## Exercise description
Return each line of the listing that has the word "thresh" in it.

## Available data

= = = = = = =

#ifdef RT_DIAG_TAIL
    const unsigned long long wave_t0 = realtime();
    unsigned long long wave_dry = 0;
#endif
    static_assert(kThreads >= kQueueStripesMax, "one thread per stripe counter");
    if (blockIdx.x == 0 && threadIdx.x < kQueueStripesMax) ka.queue_next[threadIdx.x * kQueueStride] = 0u;
    TileQueue queue{(xcc_id() + 8u * (blockIdx.x >> 3)) % ka.queue_stripes, 0u};
    uint32_t tile_frame = 0;
    uint32_t tile = unit_tile<kFramePar>(ka, claim_tile(ka, queue), tile_frame);
    uint32_t next = 0;
#ifdef RT_DIAG
    unsigned long long iters = 0, trav_cyc = 0, steps = 0, step_lanes = 0, shade_cyc = 0, refill_cyc = 0,
                       setup_cyc = 0, leaf_cyc = 0, leaf_steps = 0;
    unsigned long long shade_passes = 0, shade_lanes = 0, miss_lanes = 0, glass_lanes = 0, spec_lanes = 0,
                       setup_passes = 0, setup_lanes = 0;
    const unsigned long long t_start = stamp();
#endif
    while (true) {
#ifdef RT_DIAG
        ++iters;
        const unsigned long long ts0 = stamp();
#endif
        bool fin = false;
        uint32_t fin_rays = 0;
        if (kTris && mode == kPrimary) {
            const uint4 r = ka.primary[(size_t)(frame * samples + sample) * ((size_t)ka.owned_tiles * 64u) +
                                       (size_t)lane_tile * 64u + lane_slot];
            primary_state(PrimaryRecord{__uint_as_float(r.x), r.y, r.z, r.w}, ts);
            mode = kDone;
        }
#ifdef RT_DIAG
        {
            const uint64_t dm = __ballot(mode == kDone);
            if (dm) {
                ++shade_passes;
                shade_lanes += (unsigned long long)__popcll(dm);
            }
        }
#endif
        if (mode == kDone) {
            const Hit h = trace_end<kTris>(sv, ka, p.o, p.d, ts);
#ifdef RT_DIAG
            {
                const bool miss = h.t == kF32Max;
                const RtMaterial dmat = sv.mat[min(h.material_index, ka.material_count - 1u)];
                miss_lanes += (unsigned long long)__popcll(__ballot(miss));
                glass_lanes += (unsigned long long)__popcll(__ballot(!miss && dmat.glass > 0.0f));
                spec_lanes += (unsigned long long)__popcll(__ballot(!miss && !(dmat.glass > 0.0f) && dmat.specular > 0.0f));
            }
#endif
            ++rays;
            RT_ISA_MARK("shade");
            bool ended;
            uint32_t bounce_limit;
            if constexpr (kFramePar) {
                const ShadeArgs sa = load_shade_args(kernarg_fresh(kernarg));
                ended = shade<(kMode >= 1), (kMode >= 1)>(sv, sa, p, h);
                bounce_limit = sa.bounces;
            } else {
                ended = shade<(kMode >= 1), (kMode >= 1)>(sv, ka, p, h);
                bounce_limit = ka.bounces;
            }
            if (ended) {
                fin = true;
                fin_rays = p.bounce + (p.bounce < bounce_limit ? 1u : 0u);
                finish_sample();
            } else {
                mode = kSetup;
            }
        }
        if (ka.tile_cost) record_tile_cost(ka.tile_cost, fin && (!frame_par || frame == 0u), lane_tile, fin_rays);
#ifdef RT_DIAG
        const unsigned long long ts1 = stamp();
        shade_cyc += ts1 - ts0;
#endif
        RT_ISA_MARK("refill");
        while (true) {
            const uint64_t need = __ballot(mode == kIdle);
            if (need == 0 || tile >= ka.owned_tiles) break;
            const uint32_t avail = 64u - next;
            if (mode == kIdle) {
                const uint32_t rank =
                    __builtin_amdgcn_mbcnt_hi((uint32_t)(need >> 32), __builtin_amdgcn_mbcnt_lo((uint32_t)need, 0u));
                if (rank < avail) {
                    const uint32_t slot = next + rank;
                    const uint32_t gt = tile * ka.world_size + ka.rank;
                    const uint32_t x = (gt % ka.tiles_x) * 8u + (slot & 7u);
                    const uint32_t y = (gt / ka.tiles_x) * 8u + (slot >> 3);
                    if (x < ka.width && y < ka.height) {
                        index = y * ka.width + x;
                        lane_tile = tile;
                        lane_slot = slot;
                        sample = 0;
                        frame = tile_frame;
                        mode = kSetup;
                        if (!kFramePar && accumulate && !frame_par) pix = ka.accum[index];
                        start_sample(ka, index, random_index(), pixel_ray(ka, l_cam, index, x, y), p);
                        mode = primary_start();
                    }
                }
            }
            next += min((uint32_t)__popcll(need), avail);
            if (next == 64u) {
                tile = unit_tile<kFramePar>(ka, claim_tile(ka, queue), tile_frame);
                next = 0;
            #ifdef RT_DIAG_TAIL
                if (tile >= ka.owned_tiles && wave_dry == 0) wave_dry = realtime();
#endif
            }
        }
#ifdef RT_DIAG
        const unsigned long long ts2 = stamp();
        refill_cyc += ts2 - ts1;
#endif
#ifdef RT_DIAG
        {
            const uint64_t sm = __ballot(mode == kSetup);
            if (sm) {
                ++setup_passes;
                setup_lanes += (unsigned long long)__popcll(sm);
            }
        }
#endif
        RT_ISA_MARK("setup");
        if (mode == kSetup) {
            if constexpr (!kFramePar)
                while (mode == kSetup && p.bounce >= ka.bounces) finish_sample();
            if (kFramePar || mode == kSetup) {
                trace_begin<kTris>(sv, ka, p.o, p.d, ts);
                if constexpr (kLinkedWalk<kMode, kTris>) ts.node = sphere_links_addr(walk_base, ts.node);
                mode = ts.phase == 2 ? kDone : kTrav;
            }
        }
#ifdef RT_DIAG
        setup_cyc += stamp() - ts2;
#endif
        if (__ballot(mode != kIdle) == 0 && tile >= ka.owned_tiles) break;
        const bool draining = tile >= ka.owned_tiles;
        uint32_t thresh = draining ? 0u : ka.trav_threshold;
        uint32_t n_active = 64u, min_steps = 0u;
        if constexpr (kDrainDecouple<kMode, kTris>) {
            if (draining) {
                thresh = ka.drain_threshold;
                n_active = (uint32_t)__popcll(__ballot(mode == kTrav || mode == kDone));
                min_steps = ka.drain_min_steps;
            }
        }
#ifdef RT_DIAG
        const unsigned long long t0 = stamp();
#endif
        while (true) {
            const uint64_t trav = __ballot(mode == kTrav);
            const uint32_t n_trav = (uint32_t)__popcll(trav);
            if constexpr (kDrainDecouple<kMode, kTris>) {
                if (trav == 0 || (n_trav <= thresh && n_trav < n_active && min_steps == 0)) break;
                min_steps -= min_steps != 0;
            } else {
                if (n_trav <= thresh || trav == 0) break;
            }
#ifdef RT_DIAG
            ++steps;
            step_lanes += (unsigned long long)n_trav;
#endif
            RT_ISA_MARK("traversal");
            bool leaves = false;
            if constexpr (kDeferLeaves<kTris> && !kFusedLeaves<kMode, kTris>) {
                const uint32_t n_pend = (uint32_t)__popcll(__ballot(mode == kTrav && ts.pending != kNoLeaf));
                leaves = 8u * n_pend >= ka.leaf_batch * n_trav;
            }
#ifdef RT_DIAG
            const unsigned long long tl0 = stamp();
#endif
            bool batched = false;
            if constexpr (kCoopLeaves<kMode, kTris>) {
                if (leaves && ka.tri_leaftris) {
                    RT_ISA_MARK("coop_leaf_batch");
                    const bool act = mode == kTrav && ts.pending != kNoLeaf;
                    coop_leaf_batch(sv, ka, p.o, p.d, ts, act, lds);
                    if (act) {
                        phase_end<kTris>(sv, ka, p.o, p.d, ts);
                        if (ts.phase == 2) mode = kDone;
                    }
                    batched = true;
                }
            }
            if constexpr (kBlockLeaves<kTris>) {
                if (mode == kTrav) {
                    RT_ISA_MARK("node_step");
                    RT_ISA_MARK("walk_block");
#ifdef RT_DIAG
                    const WalkStepCount hook{ka.diag};
#else
                    const SphereWalkNoHook hook{};
#endif
                    constexpr int kSteps = kTravUnroll<kMode, kTris>;
                    if constexpr (kLinkedWalk<kMode, kTris>) {
                        if (ka.sphere_boxes_ordered)
                            sphere_links_block<kSteps, true, float4>(lds, walk_end, ts.slab, ts.slack, ts.limit, ts.node,
                                                                     ts.pending, hook);
                        else
                            sphere_links_block<kSteps, false, float4>(lds, walk_end, ts.slab, ts.slack, ts.limit, ts.node,
                                                                      ts.pending, hook);
                    } else {
                        if (ka.sphere_boxes_ordered)
                            sphere_walk_block<kSteps, true>(sv.nodes, ka.sphere_nodes, ts.slab, ts.slack, ts.limit,
                                                            ts.node, ts.pending, hook);
                        else
                            sphere_walk_block<kSteps, false>(sv.nodes, ka.sphere_nodes, ts.slab, ts.slack, ts.limit,
                                                             ts.node, ts.pending, hook);
                    }
                    RT_ISA_MARK("walk_block_end");
                    if (ts.pending == kNoLeaf && walk_over(ts.node)) {
                        ts.phase = 2;
                        mode = kDone;
                    }
                    const uint32_t n_wait = (uint32_t)__popcll(__ballot(ts.pending != kNoLeaf));
                    const uint32_t n_tr = (uint32_t)__popcll(__ballot(true));
#ifdef RT_DIAG
                    if (8u * n_wait >= kBlockLeafShare * n_tr) {
                        const uint64_t gm = __ballot(mode == kTrav && ts.pending != kNoLeaf);
                        if (gm && (threadIdx.x & 63u) == (uint32_t)__builtin_ctzll(gm)) {
                            atomicAdd(ka.diag + 26, 1ull);
                            atomicAdd(ka.diag + 27, (unsigned long long)__popcll(gm));
                        }
                    }
#endif
                    if (8u * n_wait >= kBlockLeafShare * n_tr && mode == kTrav && ts.pending != kNoLeaf) {
                        RT_ISA_MARK("sphere_leaves");
#ifdef RT_DIAG
                        test_sphere_group<false>(sv, ts.pending, p.o, p.d, ts.a4, ts.a2, ts.sph, RootPassCount{ka.diag});
#else
                        test_sphere_group(sv, ts.pending, p.o, p.d, ts.a4, ts.a2, ts.sph);
#endif
                        ts.limit = prune_limit(ts);
                        ts.pending = kNoLeaf;
                        if (walk_over(ts.node)) {
                            ts.phase = 2;
                            mode = kDone;
                        }
                    }
                }
            } else if (!batched && mode == kTrav && (!leaves || ts.pending != kNoLeaf)) {
                if (kDeferLeaves<kTris> && leaves) {
                    RT_ISA_MARK("leaf_batch");
                    leaf_step<kTris, (kMode <= 1)>(sv, ka, p.o, p.d, ts);
                } else {
                    RT_ISA_MARK("node_step");
                    node_step<kTris, kCertWalk<kMode>>(sv, ka, p.o, p.d, ts);
                }
                phase_end<kTris>(sv, ka, p.o, p.d, ts);
                if (ts.phase == 2) mode = kDone;
                if (!(kDeferLeaves<kTris> && leaves)) {
#pragma unroll
                    for (int k = 1; k < kTravUnroll<kMode, kTris>; ++k) {
                        if (mode == kTrav) {
                            node_step<kTris, kCertWalk<kMode>>(sv, ka, p.o, p.d, ts);
                            phase_end<kTris>(sv, ka, p.o, p.d, ts);
                            if (ts.phase == 2) mode = kDone;
                        }
                    }
                }
                if constexpr (kFusedLeaves<kMode, kTris>) {
                    const uint64_t mt = __ballot(mode == kTrav && ts.pending != kNoLeaf && ts.phase == 0);
                    const uint64_t ms = __ballot(mode == kTrav && ts.pending != kNoLeaf && ts.phase != 0);
                    const uint32_t n_p = (uint32_t)__popcll(mt | ms);
                    const uint32_t n_t = (uint32_t)__popcll(__ballot(mode == kTrav));
                    const bool tri_first = __popcll(mt) >= __popcll(ms);
                    if (8u * n_p >= ka.leaf_batch * n_t && mode == kTrav && ts.pending != kNoLeaf &&
                        (ts.phase == 0) == tri_first) {
                        RT_ISA_MARK("leaf_batch");
                        leaf_step<kTris, (kMode <= 1)>(sv, ka, p.o, p.d, ts);
                        phase_end<kTris>(sv, ka, p.o, p.d, ts);
                        if (ts.phase == 2) mode = kDone;
                    }
                }
            }
#ifdef RT_DIAG
            if (leaves) {
                leaf_cyc += stamp() - tl0;
                ++leaf_steps;
            }
#endif
        }
#ifdef RT_DIAG
        trav_cyc += stamp() - t0;
#endif
    }
#ifdef RT_DIAG
    if ((threadIdx.x & 63u) == 0) {
        atomicAdd(ka.diag + 0, stamp() - t_start);
        atomicAdd(ka.diag + 1, trav_cyc);
        atomicAdd(ka.diag + 2, steps);
        atomicAdd(ka.diag + 3, iters);
        atomicAdd(ka.diag + 4, step_lanes);
        atomicAdd(ka.diag + 5, shade_cyc);
        atomicAdd(ka.diag + 6, refill_cyc);
        atomicAdd(ka.diag + 7, setup_cyc);
        atomicAdd(ka.diag + 8, leaf_cyc);
        atomicAdd(ka.diag + 9, leaf_steps);
        atomicAdd(ka.diag + 12, shade_passes);
        atomicAdd(ka.diag + 13, shade_lanes);
        atomicAdd(ka.diag + 14, miss_lanes);
        atomicAdd(ka.diag + 15, glass_lanes);
        atomicAdd(ka.diag + 16, spec_lanes);
        atomicAdd(ka.diag + 17, setup_passes);
        atomicAdd(ka.diag + 18, setup_lanes);
    }
#endif
#ifdef RT_DIAG_TAIL
    if ((threadIdx.x & 63u) == 0) {
        const unsigned long long wave_t1 = realtime();
        atomicAdd(ka.diag + 0, wave_t1);
        atomicMax(ka.diag + 1, wave_t1);
        atomicMax(ka.diag + 2, ~wave_t0);
        atomicAdd(ka.diag + 3, 1ull);
        atomicAdd(ka.diag + 4, wave_t0);
        atomicMax(ka.diag + 5, wave_t0);
        atomicMax(ka.diag + 7, wave_t1 - wave_t0);
        const uint32_t w = blockIdx.x * (kThreads / 64u) + (threadIdx.x >> 6);
        if (w < 65536u) {
            ka.diag[kDiagHeaderWords + 2 * w] = wave_dry ? wave_dry : wave_t1;
            ka.diag[kDiagHeaderWords + 2 * w + 1] = wave_t1;
        }
    }
#endif
    atomicAdd(&block_rays, rays);
    __syncthreads();
    if (tid == 0 && block_rays != 0) atomicAdd(ka.ray_counter, (unsigned long long)block_rays);
    if (ka.sched) {
        const uint32_t par = ka.sched_bits & 1u, n = ka.owned_tiles;
        __shared__ uint32_t sorter;
        if (tid == 0) {
            sorter = atomicAdd(sched_flags(ka) + par, 1u);
            if (blockIdx.x == 0) sched_flags(ka)[par ^ 1u] = 0u;
        }
        __syncthreads();
        if (sorter == 0)
            sort_tiles_by_cost<kThreads>(ka.sched + (par ^ 1u) * n, sched_orders(ka) + (par ^ 1u) * n, n,
                                         reinterpret_cast<uint32_t*>(lds + ka.lds_srgb_offset));
    }
    if (ka.launch_clock) {
        __syncthreads();
        if (tid == 0) atomicMax(ka.launch_clock + 1, (unsigned long long)wall_clock64());
    }
}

= = = = = = =

## Answer space
        uint32_t thresh = draining ? 0u : ka.trav_threshold;
                thresh = ka.drain_threshold;
                if (trav == 0 || (n_trav <= thresh && n_trav < n_active && min_steps == 0)) break;
                if (n_trav <= thresh || trav == 0) break;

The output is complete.